The best strategies for balancing solar are: 1. Ramp down your gas. 2. Ramp up your controllable loads. 3. Ship the power out of state. These strategies are an order of magnitude cheaper than balancing with batteries.
Lee Kasten: Your price estimate is pretty far off. Figure ballpark $200/kWh.
Batteries save money, The famous Tesla battery at Hornsdale, South Australia, that started with a Musk tweet, quickly saved millions.
A battery lets you buy power when it’s cheap, and use it when it’s expensive. They’re also great at providing essential stability services. Power put on the grid must always exactly equal power taken off. Batteries can instantly supply power, or remove it. For solar or wind to do this, you must run it well below capacity, which is clearly expensive and wasteful.
Transmission lines have limited capacity. Batteries let you make better use of existing transmission lines, by transmitting power at times when there is spare capacity.
Batteries are a key part of California’s strategy for replacing gas peaker plants. These are relatively inefficient plants that can start and stop quickly—but not nearly as quickly as batteries. Minutes vs milliseconds.
It is much more cost-efficient to store excess power for use later, than to build a lot of excess solar and wind. There is an optimum trade-off between excess capacity and storage, that changes with the costs of each and situation—but you always need both storage and spare generation.
We’ve been using pumped storage for over a century. Northfield Mountain pumped storage was built explicitly to store excess power from the Vermont Yankee nuclear plant for use during periods of higher demand.
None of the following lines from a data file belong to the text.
template <typename T, bool STATS>
__global__ __launch_bounds__(256) void gn_apply_relu_kernel(const T* __restrict__ x, int xcs, int xco,
                                                            const GroupStat* __restrict__ st,
                                                            const float* __restrict__ gamma,
                                                            const float* __restrict__ beta, T* __restrict__ y,
                                                            int ycs, int yco, int C, int HW, GroupStat* __restrict__ st_out) {
    __shared__ float ss[512];
    __shared__ float red[STATS ? 2 : 1][STATS ? 1024 : 1];
    const int b = blockIdx.y, tid = threadIdx.x;
    if (tid < C) gn_scale_shift(st, (int)gridDim.y, b, C, tid, HW, gamma, beta, ss[2 * tid], ss[2 * tid + 1]);
    __syncthreads();
    const int tpr = C / 4;
    const size_t total4 = (size_t)HW * tpr;
    f32x4 sum = {0.f, 0.f, 0.f, 0.f}, sq = {0.f, 0.f, 0.f, 0.f};
    for (size_t i = (size_t)blockIdx.x * 256 + tid; i < total4; i += (size_t)gridDim.x * 256) {
        const int cv = (int)(i % tpr);
        const size_t p = (size_t)b * HW + i / tpr;
        const f32x4 v = Vec4<T>::ld(x + p * xcs + xco + cv * 4);
        f32x4 r;
#pragma unroll
        for (int j = 0; j < 4; ++j) {
            const float t = fmaf(v[j], ss[2 * (cv * 4 + j)], ss[2 * (cv * 4 + j) + 1]);
            r[j] = t > 0.f ? t : 0.f;
        }
        if constexpr (STATS) {
            const f32x4 w = Vec4<T>::st_round(y + p * ycs + yco + cv * 4, r);
            sum += w;
            sq += w * w;
        } else Vec4<T>::st(y + p * ycs + yco + cv * 4, r);
    }
    if constexpr (STATS) {
        const int cv = tid % tpr, pl = tid / tpr, P = 256 / tpr;
#pragma unroll
        for (int j = 0; j < 4; ++j) {
            red[0][pl * C + cv * 4 + j] = sum[j];
            red[1][pl * C + cv * 4 + j] = sq[j];
        }
        __syncthreads();
        if (tid < C) {
            float a = 0.f, q = 0.f;
            for (int i = 0; i < P; ++i) { a += red[0][i * C + tid]; q += red[1][i * C + tid]; }
            const int gs = C / GN_GROUPS;
            a = group_lane_sum(a, gs);
            q = group_lane_sum(q, gs);
            GroupStat* o = st_out + (size_t)b * GN_GROUPS + tid / gs;
            if (tid % gs == 0) stat_add(&o->sum, act_hi_cells((int)gridDim.y), a);
            if (tid % gs == (gs > 1 ? 1 : 0)) stat_add(&o->sq, act_hi_cells((int)gridDim.y), q);
        }
    }
}

int launch_gn_apply_relu(chore_handle* h, int dtype, const View& x, const GroupStat* st, const float* gamma,
                         const float* beta, const View& y, int B, int HW, hipStream_t s, GroupStat* st_out) {
    if (!gn_channels_ok(x.C)) CHORE_FAIL(h, CHORE_EINVAL, "gn: unsupported C=%d", x.C);
    const size_t total4 = (size_t)HW * (x.C / 4);
    int blocks = (int)((total4 + 255) / 256);
    if (blocks > 1024) blocks = 1024;
    if (st_out) {
        if (256 % (x.C / 4)) CHORE_FAIL(h, CHORE_EINVAL, "gn_apply_relu with statistics: unsupported C=%d", x.C);
        if (blocks > 256) blocks = 256;
    }
    dim3 grid(blocks, B);
#define GN_APPLY(T, ST) hipLaunchKernelGGL((gn_apply_relu_kernel<T, ST>), grid, dim3(256), 0, s, (const T*)x.p, x.cs, x.co, st, gamma, beta, \
                                            (T*)y.p, y.cs, y.co, x.C, HW, st_out)
    if (dtype == CHORE_F16) { if (st_out) GN_APPLY(h16_t, true); else GN_APPLY(h16_t, false); }
    else if (dtype == CHORE_F32) { if (st_out) GN_APPLY(float, true); else GN_APPLY(float, false); }
    else { if (st_out) GN_APPLY(bf16_t, true); else GN_APPLY(bf16_t, false); }
#undef GN_APPLY
    CHORE_LAUNCH_CHECK(h, s);
    return CHORE_OK;
}

constexpr int MAP_T = 8;

template <typename T, int C> struct PoolOp {
    const T* x; int xcs, xco, H, W;
    static constexpr size_t SMEM = 0;
    static constexpr int CT = C, TW = MAP_T;
    __device__ __forceinline__ void stage(char*, int, int, int, int, int, int) const {}
    __device__ __forceinline__ void column(const char*, int b, int oy0, int ox, int, int c0, int cv, int OH,
                                           f32x4 (&out)[MAP_T]) const {
#pragma unroll
        for (int r = 0; r < MAP_T; ++r) {
            const int oy = oy0 + r < OH ? oy0 + r : OH - 1;
            const T* src = x + (((size_t)b * H + 2 * oy) * W + 2 * ox) * xcs + xco + c0 + cv * 4;
            const f32x4 a = Vec4<T>::ld(src), bb = Vec4<T>::ld(src + xcs);
            const f32x4 c = Vec4<T>::ld(src + (size_t)W * xcs), d = Vec4<T>::ld(src + (size_t)W * xcs + xcs);
            out[r] = (((a + bb) + c) + d) * 0.25f;
        }
    }
};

Unlike the long-gone nuclear plant, the pumped storage remains in service. Batteries are much cheaper and can be placed anywhere, with months of planning, vs decades.
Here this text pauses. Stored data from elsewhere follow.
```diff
@@ -485,11 +504,8 @@
                 const bool strong = (ee[c] & 0xFFFFu) >= raw_min;
                 hits += (unsigned long long)__popcll(sm);
                 lm[c] = sm & wballot(strong);
-                live[c] = in && bit && strong;
-            } else {
-                lm[c] = sm;
-                live[c] = in && bit;
-            }
+            } else lm[c] = sm;
+            live[c] = __builtin_amdgcn_inverse_ballot_w64(lm[c]);
         }
         if (lm[0] | lm[1] | lm[2] | lm[3]) {
             if (may_overflow) {
@@ -502,6 +518,21 @@
                 un += (uint32_t)__popcll(lm[c]);
             }
         }
+    };
+
+    auto probe_slot = [&](const uint32_t e, const uint32_t w) {
+        const uint32_t rel = e >> 16;
+        const bool in = (rel - lo_rel) < width;
+        const bool bit = ((w >> (rel & 31u)) & 1u) != 0u;
+        const unsigned long long sm = NB ? (wballot(in) & wballot(bit)) : wballot(in);
+        unsigned long long lm = sm;
+        if (NA == 0u) {
+            const bool strong = (e & 0xFFFFu) >= raw_min;
+            hits += (unsigned long long)__popcll(sm);
+            lm = sm & wballot(strong);
+        }
+        if (__builtin_amdgcn_inverse_ballot_w64(lm)) uq[un + (uint32_t)__popcll(lm & ((1ull << lane) - 1ull))] = e;
+        un += (uint32_t)__popcll(lm);
     };
 
     uint32_t t = t_first;
@@ -543,7 +574,9 @@
             for (uint32_t a = 0; a < NA; ++a) {
 #pragma unroll
                 for (uint32_t h = 0; h < kPNV; ++h)
-                    if (h * 64u + lane < na_nv[a]) reinterpret_cast<u32x4*>(arr + a * arr_slot)[h * 64u + lane] = wk[NB + a][h];
+                    if (h * 64u < na_nv[a]) {
+                        if (h * 64u + lane < na_nv[a]) reinterpret_cast<u32x4*>(arr + a * arr_slot)[h * 64u + lane] = wk[NB + a][h];
+                    }
                 a_g0[a] = na_g0[a];
                 a_cnt[a] = na_nv[a] * 8u;
             }
@@ -602,7 +635,33 @@
             const uint32_t lo_bound = tile_lo > span_lo ? tile_lo : span_lo;
             lo_rel = lo_bound - tile_lo;
             width = tile_hi - lo_bound;
-            {
+            uint32_t r_spot = kPMaxR;
+            if (kSlotMajor) {
+                static_assert(kPMaxR == 2, "the slot-major path is written for two register rounds");
+                const uint32_t behind = ((v1 - v0) * 4u - 256u + 63u) >> 6;
+                const uint32_t ns1 = behind < 4u ? behind : 4u;
+                const ProbeWords pw0 = probe_read(cid[0]);
+                uint32_t w1[2] = {0u, 0u};
+                if (rounds >= 2u) {
+                    w1[0] = and_word(cid[1].x);
+                    if (ns1 > 1u) w1[1] = and_word(cid[1].y);
+                }
+                PS_COUNT(9)
+                probe_eval(cid[0], pw0, false);
+                if (rounds >= 2u) {
+                    if (un + ns1 * 64u <= kPU) {
+                        PS_COUNT(9)
+                        probe_slot(cid[1].x, w1[0]);
+                        if (ns1 > 1u) {
+                            probe_slot(cid[1].y, w1[1]);
+                            if (ns1 > 2u) {
+                                probe_slot(cid[1].z, and_word(cid[1].z));
+                                if (ns1 > 3u) probe_slot(cid[1].w, and_word(cid[1].w));
+                            }
+                        }
+                    } else r_spot = 1u;
+                }
+            } else {
                 ProbeWords pw[kPMaxR];
 #pragma unroll
                 for (uint32_t r = 0; r < kPMaxR; ++r)
@@ -614,10 +673,16 @@
                         probe_eval(cid[r], pw[r], r > 0u);
                     }
             }
-            for (uint32_t r = kPMaxR; r < rounds; ++r) {
+            for (uint32_t r = r_spot; r < rounds; ++r) {
                 const uint32_t v = v0 + r * 64u + lane;
                 u32x4 e4 = kSent;
-                if (v < v1) e4 = cc4[v];
+                if (kSlotMajor && r < kPMaxR) {
+                    const uint32_t left = (v1 - v0) * 4u - 256u;
+                    e4.x = cid[1].x;
+                    e4.y = left > 64u ? cid[1].y : 0xFFFFFFFFu;
+                    e4.z = left > 128u ? cid[1].z : 0xFFFFFFFFu;
+                    e4.w = left > 192u ? cid[1].w : 0xFFFFFFFFu;
+                } else if (v < v1) e4 = cc4[v];
                 PS_COUNT(9)
                 const ProbeWords pw = probe_read(e4);
                 probe_eval(e4, pw, true);
```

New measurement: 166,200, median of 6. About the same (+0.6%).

They don’t fill exactly the same role that pumped storage does, however. They are faster to respond. They can provide synthetic inertia. Rotating generators have inertia, which is important for grid stability. An increase in load draws on that inertia to maintain voltage and frequency. If the voltage drops, so does the frequency, and the generators can get out of sync, and the grid collapses. Insufficient inertia was part of the failure chain in South Australia’s 2016 Black System event; they only had about 3 GJ of inertia available. That is one of the things the Tesla batter helps with.
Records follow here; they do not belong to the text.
# psy-ex/svt-av1-psy

Measured on AMD Instinct MI355X. Metric: Mblocks/s per kernel (SAD, FwdTxfm2d, CDEF) + encoder fps @1080p preset 8, higher is better.
Workload: dtype u8

## Files before the change

svt-av1-psy_amd/csrc/cdef_pick.hip:

```cpp
#include "svt_hip_common.h"
#include "../../include/svtav1_hip.h"

#include <vector>

namespace {

constexpr int NS = 64;

__global__ __launch_bounds__(256) void search_best_kernel(const unsigned long long* __restrict__ mse0, const unsigned long long* __restrict__ mse1,
                                                          const int* __restrict__ lev0, const int* __restrict__ lev1, const int nb_strengths, const int sb_count,
                                                          unsigned long long* __restrict__ best, unsigned long long* __restrict__ tot) {
    const int i = blockIdx.x * blockDim.x + threadIdx.x;
    if (i < NS * NS) tot[i] = 0;
    if (i >= sb_count) return;
    unsigned long long b = 1ull << 63;
    for (int gi = 0; gi < nb_strengths; gi++) {
        const unsigned long long c = mse0[(size_t)i * NS + lev0[gi]] + mse1[(size_t)i * NS + lev1[gi]];
        b = c < b ? c : b;
    }
    best[i] = b;
}
constexpr int SLICE = 128;
__global__ __launch_bounds__(256) void search_tot_kernel(const unsigned long long* __restrict__ mse0, const unsigned long long* __restrict__ mse1,
                                                         const unsigned long long* __restrict__ best, const int sb_count, const int start_gi,
                                                         unsigned long long* __restrict__ tot) {
    __shared__ unsigned long long part[4][NS];
    const int j = start_gi + blockIdx.x, k = threadIdx.x & 63, sl = threadIdx.x >> 6;
    const int i0 = blockIdx.y * SLICE, i1 = i0 + SLICE < sb_count ? i0 + SLICE : sb_count;
    unsigned long long acc = 0;
    for (int i = i0 + sl; i < i1; i += 4) {
        const unsigned long long c = mse0[(size_t)i * NS + j] + mse1[(size_t)i * NS + k], b = best[i];
        acc += c < b ? c : b;
    }
    part[sl][k] = acc;
    __syncthreads();
    if (sl == 0) atomicAdd(&tot[j * NS + k], part[0][k] + part[1][k] + part[2][k] + part[3][k]);
}
__global__ __launch_bounds__(256) void search_pick_kernel(const unsigned long long* __restrict__ tot, const int start_gi, const int end_gi, int* __restrict__ lev0,
                                                          int* __restrict__ lev1, const int nb_strengths, unsigned long long* __restrict__ out_best) {
    __shared__ unsigned long long wv_tot[4];
    __shared__ int                wv_arg[4];
    const int tid = threadIdx.x;
    unsigned long long t = ~0ull;
    int                a = NS * NS;
    for (int e = tid; e < NS * NS; e += 256) {
        const int j = e >> 6, k = e & 63;
        if (j >= start_gi && j < end_gi && k >= start_gi && k < end_gi) {
            const unsigned long long v = tot[e];
            if (v < t || (v == t && e < a)) { t = v; a = e; }
        }
    }
#pragma unroll
    for (int m = 32; m >= 1; m >>= 1) {
        const unsigned long long t2 = (unsigned long long)__shfl_xor((long long)t, m);
        const int                a2 = __shfl_xor(a, m);
        if (t2 < t || (t2 == t && a2 < a)) { t = t2; a = a2; }
    }
    if ((tid & 63) == 0) { wv_tot[tid >> 6] = t; wv_arg[tid >> 6] = a; }
    __syncthreads();
    if (tid == 0) {
        for (int w = 1; w < 4; w++)
            if (wv_tot[w] < t || (wv_tot[w] == t && wv_arg[w] < a)) { t = wv_tot[w]; a = wv_arg[w]; }
        const bool won = a < NS * NS && t < (1ull << 63);
        lev0[nb_strengths] = won ? a >> 6 : 0;
        lev1[nb_strengths] = won ? a & 63 : 0;
        out_best[0]        = won ? t : (1ull << 63);
    }
}

__global__ void shift_levels_kernel(int* lev0, int* lev1, const int nb_strengths) {
    if (threadIdx.x == 0 && blockIdx.x == 0)
        for (int j = 0; j < nb_strengths - 1; j++) { lev0[j] = lev0[j + 1]; lev1[j] = lev1[j + 1]; }
}
__global__ __launch_bounds__(256) void assign_fb_kernel(const unsigned long long* __restrict__ mse0, const unsigned long long* __restrict__ mse1,
                                                        const int* __restrict__ lev0, const int* __restrict__ lev1, const int nb_strengths, const int sb_count,
                                                        int8_t* __restrict__ best_gi) {
    const int i = blockIdx.x * blockDim.x + threadIdx.x;
    if (i >= sb_count) return;
    unsigned long long best = 1ull << 63;
    int                arg  = 0;
    for (int gi = 0; gi < nb_strengths; gi++) {
        const unsigned long long c = mse0[(size_t)i * NS + lev0[gi]] + mse1[(size_t)i * NS + lev1[gi]];
        if (c < best) { best = c; arg = gi; }
    }
    best_gi[i] = (int8_t)arg;
}

}

extern "C" {

void svt_hip_cdef_search_one_dual(const uint64_t* mse0, const uint64_t* mse1, int* lev0, int* lev1, int nb_strengths, int sb_count, int start_gi,
                                  int end_gi, uint64_t* best_tot_mse, void* workspace, void* stream) {
    svthip::ensure_device();
    hipStream_t st = (hipStream_t)stream;
    unsigned long long* tot  = (unsigned long long*)workspace;
    unsigned long long* best = tot + NS * NS;
    const int nrows = end_gi - start_gi, cover = sb_count > NS * NS ? sb_count : NS * NS;
    hipLaunchKernelGGL(search_best_kernel, dim3((cover + 255) / 256), dim3(256), 0, st, (const unsigned long long*)mse0, (const unsigned long long*)mse1,
                       (const int*)lev0, (const int*)lev1, nb_strengths, sb_count, best, tot);
    SVT_LAUNCH_CHECK();
    if (nrows > 0 && sb_count > 0) {
        hipLaunchKernelGGL(search_tot_kernel, dim3(nrows, (sb_count + SLICE - 1) / SLICE), dim3(256), 0, st, (const unsigned long long*)mse0,
                           (const unsigned long long*)mse1, (const unsigned long long*)best, sb_count, start_gi, tot);
        SVT_LAUNCH_CHECK();
    }
    hipLaunchKernelGGL(search_pick_kernel, dim3(1), dim3(256), 0, st, (const unsigned long long*)tot, start_gi, end_gi, lev0, lev1, nb_strengths,
                       (unsigned long long*)best_tot_mse);
    SVT_LAUNCH_CHECK();
}

void svt_hip_cdef_joint_strength_search(const uint64_t* mse0, const uint64_t* mse1, int* lev0, int* lev1, int nb_strengths, int sb_count, int start_gi,
                                        int end_gi, uint64_t* best_tot_mse, void* workspace, void* stream) {
    for (int i = 0; i < nb_strengths; i++)
        svt_hip_cdef_search_one_dual(mse0, mse1, lev0, lev1, i, sb_count, start_gi, end_gi, best_tot_mse, workspace, stream);
    for (int i = 0; i < 4 * nb_strengths; i++) {
        hipLaunchKernelGGL(shift_levels_kernel, dim3(1), dim3(64), 0, (hipStream_t)stream, lev0, lev1, nb_strengths);
        SVT_LAUNCH_CHECK();
        svt_hip_cdef_search_one_dual(mse0, mse1, lev0, lev1, nb_strengths - 1, sb_count, start_gi, end_gi, best_tot_mse, workspace, stream);
    }
}

void svt_hip_cdef_assign_fb_strengths(const uint64_t* mse0, const uint64_t* mse1, const int* lev0, const int* lev1, int nb_strengths, int sb_count,
                                      int8_t* best_gi, void* stream) {
    svthip::ensure_device();
    if (sb_count <= 0) return;
    hipLaunchKernelGGL(assign_fb_kernel, dim3((sb_count + 255) / 256), dim3(256), 0, (hipStream_t)stream, (const unsigned long long*)mse0,
                       (const unsigned long long*)mse1, lev0, lev1, nb_strengths, sb_count, best_gi);
    SVT_LAUNCH_CHECK();
}

uint64_t svt_search_one_dual_hip(int* lev0, int* lev1, int nb_strengths, uint64_t** mse[2], int sb_count, int start_gi, int end_gi) {
    svthip::HostCall& c = svthip::host_call();
    c.begin();
    const size_t tbl = (size_t)sb_count * NS * 8;
    c.reserve(2 * tbl + (size_t)(NS * NS + sb_count + 1) * 8 + 8192, 2 * tbl + 8192);
    uint64_t* d0 = (uint64_t*)c.dalloc(tbl ? tbl : 8);
    uint64_t* d1 = (uint64_t*)c.dalloc(tbl ? tbl : 8);
    int*      dl0 = (int*)c.dalloc((NS + 1) * 4);
    int*      dl1 = (int*)c.dalloc((NS + 1) * 4);
    uint64_t* dbest = (uint64_t*)c.dalloc(8);
    void*     ws = c.dalloc((size_t)(NS * NS + sb_count + 1) * 8);
    std::vector<uint64_t> h((size_t)sb_count * NS + 1);
    for (int p = 0; p < 2; p++) {
        for (int i = 0; i < sb_count; i++) memcpy(h.data() + (size_t)i * NS, mse[p][i], NS * 8);
        if (tbl) c.up(p ? d1 : d0, h.data(), tbl);
    }
    c.up(dl0, lev0, nb_strengths * 4);
    c.up(dl1, lev1, nb_strengths * 4);
    svt_hip_cdef_search_one_dual(d0, d1, dl0, dl1, nb_strengths, sb_count, start_gi, end_gi, dbest, ws, c.stream);
    uint64_t best;
    int      a, b;
    c.down_later(&best, dbest, 8);
    c.down_later(&a, dl0 + nb_strengths, 4);
    c.down_later(&b, dl1 + nb_strengths, 4);
    c.finish();
    lev0[nb_strengths] = a;
    lev1[nb_strengths] = b;
    return best;
}

}

SVT_HIP_DEFINE_WARM(cdef_pick)
```

Before: 23490.

## Tile CDEF joint strength search into 4x4 pair tiles with ring-buffered level history

Replaces the three-kernel best/totals/pick pipeline with a tiled kernel where each block computes a 4x4 tile of (j,k) strength-pair totals over all superblocks, reducing in shared memory and emitting a per-tile argmin. The atomicAdd-based totals and the full 64x64 pick scan go away. The joint search loop now keeps the chosen levels in a ring buffer on device and fuses the per-superblock best-cost update into the pick kernel, which removes the shift_levels launches and the per-round best kernel. This means fewer launches and better reuse of the loaded mse rows. The cost is large shared-memory use (16x512 u64 partials per block), which lowers occupancy, plus more complex indexing.

```diff
diff --git a/svt-av1-psy_amd/csrc/cdef_pick.hip b/svt-av1-psy_amd/csrc/cdef_pick.hip
--- a/svt-av1-psy_amd/csrc/cdef_pick.hip
+++ b/svt-av1-psy_amd/csrc/cdef_pick.hip
@@ -6,72 +6,135 @@
 namespace {
 
 constexpr int NS = 64;
-
-__global__ __launch_bounds__(256) void search_best_kernel(const unsigned long long* __restrict__ mse0, const unsigned long long* __restrict__ mse1,
-                                                          const int* __restrict__ lev0, const int* __restrict__ lev1, const int nb_strengths, const int sb_count,
-                                                          unsigned long long* __restrict__ best, unsigned long long* __restrict__ tot) {
-    const int i = blockIdx.x * blockDim.x + threadIdx.x;
-    if (i < NS * NS) tot[i] = 0;
-    if (i >= sb_count) return;
-    unsigned long long b = 1ull << 63;
-    for (int gi = 0; gi < nb_strengths; gi++) {
-        const unsigned long long c = mse0[(size_t)i * NS + lev0[gi]] + mse1[(size_t)i * NS + lev1[gi]];
-        b = c < b ? c : b;
-    }
-    best[i] = b;
-}
-constexpr int SLICE = 128;
-__global__ __launch_bounds__(256) void search_tot_kernel(const unsigned long long* __restrict__ mse0, const unsigned long long* __restrict__ mse1,
-                                                         const unsigned long long* __restrict__ best, const int sb_count, const int start_gi,
-                                                         unsigned long long* __restrict__ tot) {
-    __shared__ unsigned long long part[4][NS];
-    const int j = start_gi + blockIdx.x, k = threadIdx.x & 63, sl = threadIdx.x >> 6;
-    const int i0 = blockIdx.y * SLICE, i1 = i0 + SLICE < sb_count ? i0 + SLICE : sb_count;
-    unsigned long long acc = 0;
-    for (int i = i0 + sl; i < i1; i += 4) {
-        const unsigned long long c = mse0[(size_t)i * NS + j] + mse1[(size_t)i * NS + k], b = best[i];
-        acc += c < b ? c : b;
-    }
-    part[sl][k] = acc;
-    __syncthreads();
-    if (sl == 0) atomicAdd(&tot[j * NS + k], part[0][k] + part[1][k] + part[2][k] + part[3][k]);
-}
-__global__ __launch_bounds__(256) void search_pick_kernel(const unsigned long long* __restrict__ tot, const int start_gi, const int end_gi, int* __restrict__ lev0,
-                                                          int* __restrict__ lev1, const int nb_strengths, unsigned long long* __restrict__ out_best) {
-    __shared__ unsigned long long wv_tot[4];
-    __shared__ int                wv_arg[4];
-    const int tid = threadIdx.x;
-    unsigned long long t = ~0ull;
-    int                a = NS * NS;
-    for (int e = tid; e < NS * NS; e += 256) {
-        const int j = e >> 6, k = e & 63;
-        if (j >= start_gi && j < end_gi && k >= start_gi && k < end_gi) {
-            const unsigned long long v = tot[e];
-            if (v < t || (v == t && e < a)) { t = v; a = e; }
-        }
-    }
+constexpr int TILE = 4, NTILE = NS / TILE;
+constexpr int TT = 512;
+constexpr int SLOTS = 0, RING = 2 * NTILE * NTILE, BEST = NS * NS;
+constexpr unsigned long long NONE = ~0ull;
+
+__device__ __forceinline__ bool smaller(unsigned long long t2, int a2, unsigned long long t, int a) { return t2 < t || (t2 == t && a2 < a); }
+
+__device__ __forceinline__ void wave_min(unsigned long long& t, int& a) {
 #pragma unroll
     for (int m = 32; m >= 1; m >>= 1) {
         const unsigned long long t2 = (unsigned long long)__shfl_xor((long long)t, m);
         const int                a2 = __shfl_xor(a, m);
-        if (t2 < t || (t2 == t && a2 < a)) { t = t2; a = a2; }
-    }
+        if (smaller(t2, a2, t, a)) { t = t2; a = a2; }
+    }
+}
+
+template <bool FROM_LEVELS>
+__global__ __launch_bounds__(TT) void tile_totals_kernel(const unsigned long long* __restrict__ mse0, const unsigned long long* __restrict__ mse1,
+                                                          const unsigned long long* __restrict__ best, const int* __restrict__ lev0, const int* __restrict__ lev1,
+                                                          const int nb_strengths, const int sb_count, const int start_gi, const int end_gi,
+                                                          unsigned long long* __restrict__ slots) {
+    __shared__ unsigned long long part[TILE * TILE][TT];
+    __shared__ unsigned long long wv_tot[TT / 64];
+    __shared__ int                wv_arg[TT / 64];
+    const int tid = threadIdx.x, j0 = blockIdx.x / NTILE * TILE, k0 = blockIdx.x % NTILE * TILE;
+    const int lo = start_gi > 0 ? start_gi : 0, hi = end_gi < NS ? end_gi : NS;
+    if (j0 + TILE <= lo || j0 >= hi || k0 + TILE <= lo || k0 >= hi) {
+        if (tid == 0) { slots[2 * blockIdx.x] = NONE; slots[2 * blockIdx.x + 1] = NS * NS; }
+        return;
+    }
+    unsigned long long acc[TILE * TILE] = {};
+#pragma unroll 2
+    for (int i = tid; i < sb_count; i += TT) {
+        const unsigned long long* r0 = mse0 + (size_t)i * NS + j0;
+        const unsigned long long* r1 = mse1 + (size_t)i * NS + k0;
+        unsigned long long        m0[TILE], m1[TILE];
+#pragma unroll
+        for (int q = 0; q < TILE; q++) { m0[q] = r0[q]; m1[q] = r1[q]; }
+        unsigned long long b = 1ull << 63;
+        if (FROM_LEVELS) {
+            for (int gi = 0; gi < nb_strengths; gi++) {
+                const unsigned long long c = mse0[(size_t)i * NS + lev0[gi]] + mse1[(size_t)i * NS + lev1[gi]];
+                b = c < b ? c : b;
+            }
+        } else {
+            b = best[i];
+        }
+#pragma unroll
+        for (int jj = 0; jj < TILE; jj++)
+#pragma unroll
+            for (int kk = 0; kk < TILE; kk++) {
+                const unsigned long long c = m0[jj] + m1[kk];
+                acc[jj * TILE + kk] += c < b ? c : b;
+            }
+    }
+#pragma unroll
+    for (int c = 0; c < TILE * TILE; c++) part[c][tid] = acc[c];
+    __syncthreads();
+    constexpr int PER = TT / (TILE * TILE);
+    const int     c = tid / PER, q = tid % PER;
+    unsigned long long s = 0;
+#pragma unroll
+    for (int r = 0; r < TT / PER; r++) s += part[c][q + PER * r];
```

You should assume that engineers know what they’re doing, and that utilities don’t spend money for nothing, whether public or for-profit. They keep a close eye on the cost and engineering tradeoffs.
When politicians jump in, however, they’re fair game. At best, they’ll have access to experts. At worst, they’ll ignore them. But they have a positive role to play, too, if they’ll listen to experts in setting priorities and incentives.
When they don’t, well, Texas.
According to NREL the battery costs I mentioned are on the low side.
https://www.nrel.gov/docs/fy21osti/79236.pdf
The cost is quoted at $550 million here.
https://electrek.co/2022/10/19/the-worlds-largest-single-phase-battery-is-now-up-and-running/
“It is much more cost-efficient to store excess power for use later, than to build a lot of excess solar and wind. There is an optimum trade-off between excess capacity and storage, that changes with the costs of each and situation—but you always need both storage and spare generation.”
You’re quite wrong. You should look up Dr. Marc Perez’s work. You should look up his father’s work as well.
https://open.spotify.com/episode/5X44JIJdHs9VqnivjM3aZ2?si=e6_zzZo7Qv-NppZc_0j0Ng&nd=1
Pardon me… I misread the $550 million cost. That’s for the Crimson Solar Farm, not the Crimson Storage Project.
One of the huge red flags with Storage projects is the lack of transparency around how much they cost. There’s also a lot confusion around the value these projects deliver. The storage promoters have all this mumbo jumbo about the stack of benefits. The simple truth is that ancillary services are very shallow markets.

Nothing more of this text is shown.